# New Arrivals



## dgf67 (Dec 8, 2010)

just picked up five pocket watches at a local auction very cheap with most of them needing some repair.










there was a ladys elgin










with a sterling case










a mens elgin with broken glass but running










a running waltham with a small chip in the dial










a waltham with major damage. I think this will become a parts watch.


----------



## dgf67 (Dec 8, 2010)

and last but not least.










the dial says admiral non magnetic, which would normally be on a tacy watch.










so i was a little surprised to find a hampden 21 jewel movement with gold jewel settings and train










it has a dueber case that would normally go with a hampden


----------



## Phillionaire (Jan 23, 2010)

A good haul. A lot more affordable to play around with, it seems, than wristwatches.

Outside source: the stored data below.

diff --git a/montecarlopathtracing_amd/csrc/vertex.hpp b/montecarlopathtracing_amd/csrc/vertex.hpp
--- a/montecarlopathtracing_amd/csrc/vertex.hpp
+++ b/montecarlopathtracing_amd/csrc/vertex.hpp
@@ -12,7 +12,7 @@
 }
 __device__ __forceinline__ V3 first_vertex_throughput(const DScene& S, const WfArgs& a, int id, int bt)
 {
-    const PrimarySurface* ps = a.surf + a.hits[a.first_slot + id / a.spp].surf;
+    const PrimarySurface* ps = a.surf + a.hits[a.first_slot + (int)spp_div(a.spp_div, (uint32_t)id)].surf;
     const int type = bt & 7;
     const V3 wgt = type == RT_DIFFUSE ? ld3(ps->kd) : (type == RT_SPECULAR ? ld3(S.materials[ps->material].ks) : mk(1, 1, 1));
     return after_bounce(mk(1, 1, 1), wgt);
@@ -30,18 +30,19 @@
     const int nplanes = ENV ? nl - 1 : nl;
     return {nplanes, PICK ? S.num_lights : nplanes, nl == 1};
 }
-__device__ __forceinline__ RngKey sample_key(const WfArgs& a, int id, int pixel)
+__device__ __forceinline__ RngKey sample_key(const WfArgs& a, int k, int pixel)
 {
     RngKey key;
     key.k0 = (uint32_t)a.seed; key.k1 = (uint32_t)(a.seed >> 32);
     key.pixel = (uint32_t)pixel;
-    key.sample = (uint32_t)(a.sample_base + id % a.spp);
+    key.sample = (uint32_t)(a.sample_base + k);
     return key;
 }
 __device__ __forceinline__ RngKey sample_key(const WfArgs& a, int id)
 {
-    const int slot = a.first_slot + id / a.spp;
-    return sample_key(a, id, a.pixels ? a.pixels[slot] : slot);
+    const uint32_t q = spp_div(a.spp_div, (uint32_t)id);
+    const int slot = a.first_slot + (int)q;
+    return sample_key(a, (int)spp_mod(a.spp_div, (uint32_t)id, q), a.pixels ? a.pixels[slot] : slot);
 }
 
 __device__ __forceinline__ void vertex_surface(const DScene& S, int leaf, const V3& p, const DMaterial* m, V3& pn, V3& kd)
diff --git a/montecarlopathtracing_amd/csrc/wavefront.hpp b/montecarlopathtracing_amd/csrc/wavefront.hpp
--- a/montecarlopathtracing_amd/csrc/wavefront.hpp
+++ b/montecarlopathtracing_amd/csrc/wavefront.hpp
@@ -3,6 +3,7 @@
 
 #include "device_scene.hpp"
 #include "kernels.hpp"
+#include "spp_div.hpp"
 
 namespace mcpt {
 
@@ -75,6 +76,7 @@
     TraceQueue* queue;
     int sample_base;
     uint8_t* cam_hit;
+    SppDiv spp_div;
 };
 
 size_t wf_bytes_per_path(int nl);
diff --git a/montecarlopathtracing_amd/csrc/wavefront_logic.hip b/montecarlopathtracing_amd/csrc/wavefront_logic.hip
--- a/montecarlopathtracing_amd/csrc/wavefront_logic.hip
+++ b/montecarlopathtracing_amd/csrc/wavefront_logic.hip
@@ -3,6 +3,7 @@
 #include <cstdio>
 #include <cstdlib>
 #include <cstring>
+#include <type_traits>
 
 #include "accel_build.hpp"
 #include "dev_common.hpp"
@@ -42,7 +43,7 @@
 
 template <bool FIRST, bool ENV, int PICK, class LoadL>
 __device__ __forceinline__ void wf_shade_vertex(const DScene& S, const WfArgs& a, long long j_lane, bool ranked, int id, int leaf, const V3& p, const V3& dir, const V3& T,
-                                                LoadL load_L, int mat_first, int pix_first, const V3& pn_first, const V3& kd_first, LaneStats& ls)
+                                                LoadL load_L, int mat_first, int pix_first, int k_first, const V3& pn_first, const V3& kd_first, LaneStats& ls)
 {
     const long long cap = a.cap;
     const auto [nplanes, nlights, folded] = path_lights<ENV, PICK>(S, a.nl);
@@ -51,7 +52,7 @@
     V3 pn = pn_first, kd = kd_first;
     if (!FIRST) vertex_surface(S, leaf, p, m, pn, kd);
 
-    const RngKey key = FIRST ? sample_key(a, id, pix_first) : sample_key(a, id);
+    const RngKey key = FIRST ? sample_key(a, k_first, pix_first) : sample_key(a, id);
 
     long long j = j_lane;
     {
@@ -115,35 +116,55 @@
     const long long n_round = (n_prev + 255) / 256 * 256;
     if constexpr (FIRST) {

These'll keep you out of mischief for a few hours...


----------



## dgf67 (Dec 8, 2010)

paid 35 for the lot, so at seven dollars a watch  i can play alot.


----------



## Will Fly (Apr 10, 2012)

That's a great haul for $35 - any cheap Hamilton Railroad Grade 992Bs there... (only kidding!)


----------



## dgf67 (Dec 8, 2010)

the same auction had a hamilton with a montgomery dial that went for under 100.

this lot is up for their next auction waltham,elgin and hamilton.


----------



## Will Fly (Apr 10, 2012)

I don't know about Canada, but auction prices for pocket watches over in the UK seem to be better than eBay ending prices. Even adding in the bidder's premium and shipping costs - auction payouts are around 30%-50% lower than eBay.


----------